When comparing the photocurrent behaviors of samples A，B，and C，it becomes evident that the p-type doping in the barrier layer introduces the distinctive 'second plateau' turn-on voltage. Silvaco simulations of the energy band structure （as shown in Fig. 5（c）） further confirm that p-type doping creates a hole trap within the valence band. At low reverse bias voltages，this hole trap restricts both the photocurrent and dark current. As the reverse bias voltage increases，the confined carriers within the hole trap can be effectively extracted.

In samples with an undoped barrier layer，the valence band remains relatively flat，and no 'second-plateau' turn-on voltage is observed. In contrast，samples with p-type doping in the barrier layer exhibit very low turn-on voltages，some even reaching positive biases. Both experimental results and theoretical calculations strongly suggest that p-type doping in the barrier layer introduces an additional barrier within the valence band.

This phenomenon can be attributed to two key factors：1） P-type doping in the BL tilts the valence band，reducing the valence band offset between the AL and the BL to zero or even to a positive bias； 2） In the PBn structure，the role of the AlAsSb barrier layer in governing the dark current and photocurrent of the photodetectors predominantly depends on the interface band alignment between the BL and the AL and the high impedance of the wide bandgap AlAsSb layer.

The introduction of p-type doping at the interface between the BL and the AL effectively eliminates the barrier effect of this interface on carriers. P-type doping in the BL facilitates easy tunneling under positive bias voltage，reducing the junction impedance. This diminished barrier effect on the conduction band electrons weakens its influence on most carriers. Consequently，it allows for the transverse tunneling of electrons from the AL to the electrode layer at a lower positive bias voltage.

Conversely，samples that remain unintentionally doped in the BL do not exhibit tunneling characteristics even at a positive bias voltage of 3 V. Under these conditions，the majority of electron carriers in the AL are effectively blocked.

This study presents a comprehensive examination of PBn InAsSb photodetectors with a p-type doped BL，incorporating both simulation and experimental results. It is noteworthy that the p-type doping concentration demonstrates minimal influence on the dark current （J_dark）. However，it significantly impacts several other key parameters，including activation energy （E_a），turn-on voltage，and tuning current.

The introduction of p-type doping creates a hole trap in the valence band of AlAsSb，leading to the emergence of the 'second plateau' turn-on voltage. This hole trap subsequently blocks both photocurrent and dark current under low reverse bias voltages. As the reverse bias voltage increases，the previously blocked carriers within the hole trap become extractable. The p-type doped BL is instrumental in facilitating tunneling at lower bias voltages.

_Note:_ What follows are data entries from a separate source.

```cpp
struct BwtArgs {
    const u8 *rle;
    const BlockDesc *blocks;
// ... 163 lines not shown
void launch_dec_crc(hipStream_t st, const DecArgs &a, const u64 *out_base, const u8 *out, u32 max_out_len,
                    const u32 *crc_tab, const u32 *xp2, const u32 *xp16);

enum KernelId {
    KID_RADIX_HIST = 0,
    KID_RADIX_SCAN,
    KID_RADIX_SCATTER,
    KID_GROUP_FLAGS,
    KID_GROUP_APPLY,
    KID_LAST_COLUMN,
    KID_RADIX_SCATTER_LB,
    KID_GHIST_TEXT,
    KID_GHIST_SCAN,
    KID_RANK_PLACE,
    KID_PHASE_B_LOCAL,
    KID_GROUP_REFINE,
    KID_DEC_BLOCK,
    KID_DEC_MTF,
    KID_DEC_TSORT,
    KID_DEC_WALK,
    KID_DEC_PLACE,
    KID_DEC_RLE,
    KID_DEC_CRC,
    KID_COUNT
};
struct KernelProf {
    bool on = false;
    struct Rec {
        int id;
        u64 bytes;
        hipEvent_t a, b;
    };
    Rec *recs = nullptr;
    u32 nrecs = 0, cap = 0;
    u64 launches[KID_COUNT] = {};
    u64 bytes[KID_COUNT] = {};
    double seconds[KID_COUNT] = {};
    int begin(hipStream_t st, int id, u64 nbytes);
    void end(hipStream_t st, int idx);
    void set_bytes(int idx, u64 nbytes) { if (idx >= 0) recs[idx].bytes = nbytes; }
    void collect();
    void reset();
};

void launch_slab_last(hipStream_t st, const RleBuffers &rb, u64 t0, u64 t1, i64 *d_out);
void launch_rle_scan(hipStream_t st, const u8 *d_in, u64 n, u64 t0, u64 t1, u64 in_begin, const u32 *crc_tab,
                     const u32 *xp16, const RleBuffers &rb);
void launch_rle_count(hipStream_t st, const u8 *d_in, u64 n, u64 t0, u64 t1, u64 in_begin, i64 init_carry,
                      const RleBuffers &rb, i64 *d_out_last);
void launch_rle_prefix(hipStream_t st, u64 tb, u64 t1, const RleBuffers &rb, bool write_end = true);
void launch_rle_cuts(hipStream_t st, const u8 *d_in, u64 n, u64 tb, u64 t1, u64 in_begin, const RleBuffers &rb,
                     u32 block_max_len, int emit_tail, BlockDesc *d_blocks, u32 max_blocks);
void launch_rle_image(hipStream_t st, const u8 *d_in, u64 n, u64 tb, u64 t1, u64 in_begin, const RleBuffers &rb, u8 *d_rle);
u64 cut_table_entries(const CutPlan &pl);
void cut_groups(const CutPlan &pl, u64 *g_lo, u64 *g_hi, u64 *entries);
u32 cut_seg_cap();
void launch_cut_steps(hipStream_t st, const CutPlan &pl, const RleBuffers &rb, const CutBuffers &cb);
void launch_cut_tables(hipStream_t st, const CutPlan &pl, const u8 *d_in, u64 n_lim, const RleBuffers &rb, const CutBuffers &cb,
                       u64 work_total);
void launch_cut_select(hipStream_t st, const CutPlan &pl, u64 j0, u64 s0, u64 start_in, u64 n, long long rle_bias, int emit_tail,
                       const RleBuffers &rb, const CutBuffers &cb, BlockDesc *d_blocks, u32 max_blocks);
void launch_block_crc(hipStream_t st, const u8 *d_in, const BlockDesc *d_blocks, u32 nblocks,
                      const u32 *crc_tab, const u32 *xp2, const u32 *tile_crc, u32 *d_crc);
void launch_block_symbols(hipStream_t st, const BwtArgs &a, u32 *inuse_bits, u8 *sym_code, u8 *keyinfo);
int run_bwt(hipStream_t st, const BwtArgs &a, u32 max_n, u64 total_n, unsigned long long *h_active,
            u64 *sorted_elems, KernelProf *prof, u64 *round_active , bool wide_keys,
            u32 min_chars);
void launch_mtf(hipStream_t st, const MtfArgs &a);
inline bool env_verify() { return getenv("BZ_VERIFY") && atoi(getenv("BZ_VERIFY")) != 0; }
struct MailSeg {
    void *h;
    const void *d;
    size_t n;
};
int mail_fetch(hipStream_t st, const MailSeg *segs, int nseg);
void mail_release(hipStream_t st);
// ... 12 lines not shown
```

### rust-compression_amd/csrc/engine.hip

```cpp
#include "engine_state.h"

#include <algorithm>
#include <chrono>
#include <cstdio>
#include <cstdlib>
#include <cstring>
#include <vector>

#define MAILCHK(st, ...)                                                             \
    do {                                                                             \
        const MailSeg mail_segs_[] = {__VA_ARGS__};                                  \
        if (mail_fetch((st), mail_segs_, (int)(sizeof(mail_segs_) / sizeof(mail_segs_[0]))) != 0) return BZ_E_UNEXPECTED; \
    } while (0)

static int span_begin(bz_gpu_engine *g, int stage, hipStream_t st = nullptr)
{
    bz_gpu_engine::Span s;
    s.stage = stage;
    s.st = st ? st : g->st;
    if (hipEventCreate(&s.a) != hipSuccess || hipEventCreate(&s.b) != hipSuccess) return -1;
    (void)hipEventRecord(s.a, s.st);
    g->spans.push_back(s);
    return (int)g->spans.size() - 1;
}
// ... 184 lines not shown
    df_workspace_free(g->df);
    if (g->h_active) (void)hipHostFree(g->h_active);
    mail_release(g->st);
    mail_release(g->st2);
    if (g->st) (void)hipStreamDestroy(g->st);
    if (g->ev_aux) (void)hipEventDestroy(g->ev_aux);
    if (g->st2) (void)hipStreamDestroy(g->st2);
    delete g;
}

static RleBuffers rle_buffers(bz_gpu_engine *g)
{
    RleBuffers rb;
    rb.tile_last = g->tile_last.as<i64>();
    rb.carry_in = g->carry_in.as<i64>();
    rb.tile_crc = g->tile_crc.as<u32>();
    rb.tile_count = g->tile_count.as<u32>();
    rb.tile_off = g->tile_off.as<u64>();
    rb.sub_off = g->sub_off.as<u16>();
    rb.sub_rs = g->sub_rs.as<i64>();
    rb.total = g->scal.as<u64>();
    rb.cut_result = g->scal.as<u64>() + 2;
    rb.scan_part = g->scan_part.as<u64>();
    return rb;
}

extern "C" int bz_gpu_partition_slab_begin(bz_gpu_engine *g, int level, const void *d_in, size_t n,
                                           uint64_t tile0, uint64_t tile1, int64_t *slab_last_start)
{
    if (!g || level < 1 || level > 9) return BZ_E_PARAM;
    if (n && ((uintptr_t)d_in & 15u)) return BZ_E_PARAM;
    HIPCHK(hipSetDevice(g->device));
    const u64 ntiles = (n + kRleTile - 1) / kRleTile;
    if (tile1 > ntiles) tile1 = ntiles;
    if (tile0 > tile1) tile0 = tile1;
    g->level = level;
    g->d_in = (const u8 *)d_in;
    g->n_in = n;
    g->slab_t0 = tile0;
    g->slab_t1 = tile1;
    g->h_blocks.clear();
    g->h_crc.clear();
    for (double &t : g->t_stage) t = 0;
    for (u64 &s : g->bwt_stats) s = 0;
    for (u64 &s : g->round_active) s = 0;
    if (slab_last_start) *slab_last_start = -1;
    if (ntiles == 0) return BZ_OK;
    int rc;
    if ((rc = g->tile_last.ensure(ntiles * 8)) || (rc = g->carry_in.ensure(ntiles * 8)) ||
        (rc = g->tile_crc.ensure(ntiles * 4)) || (rc = g->tile_count.ensure(ntiles * 4)) ||
        (rc = g->tile_off.ensure((ntiles + 1) * 8)) || (rc = g->sub_off.ensure(ntiles * 32)) ||
        (rc = g->sub_rs.ensure(ntiles * 128)) || (rc = g->scal.ensure(128)) ||
        (rc = g->scan_part.ensure((ntiles / 1024 + 2) * 8)))
        return rc;
    const RleBuffers rb = rle_buffers(g);
    const int sp = span_begin(g, 0);
    launch_rle_scan(g->st, g->d_in, n, tile0, tile1, 0, g->crc_tab.as<u32>(), g->xp16.as<u32>(), rb);
    i64 *d_last = reinterpret_cast<i64 *>(g->scal.as<u64>() + 8);
    if (tile1 > tile0) {
        launch_slab_last(g->st, rb, tile0, tile1, d_last);
        i64 last = -1;
        span_end(g, sp);
        MAILCHK(g->st, {&last, d_last, 8});
        if (slab_last_start) *slab_last_start = last;
    } else {
        span_end(g, sp);
    }
    HIPCHK(hipGetLastError());
    return BZ_OK;
}
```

Notably，the 'second-plateau' reverse turn-on voltage and the positive tunneling characteristics vanish in the case of the UID BL sample. In such samples，the presence of two space charge regions on either side of the UID BL plays a pivotal role in blocking the majority carriers in both the absorption and contact layers.

Through the analysis of p-type doping in InAsSb photodetectors，we gain valuable insights into transport properties and the energy band structure within PBn designs. This knowledge is instrumental for optimizing structure designs and enhancing the performance of high operating temperature （HOT） photodetectors.

The MWIR InAsSb application market is promising for a wide range of applications，because the HOT photodetectors can achieve SWaP³ （size smaller，wight lighter，performance higher，power lower and price cheaper）. IRnova，SCD，Raytheon Vision Systems and Leonardo UK are developing MWIR InAsSb products for the next generation infrared equipment.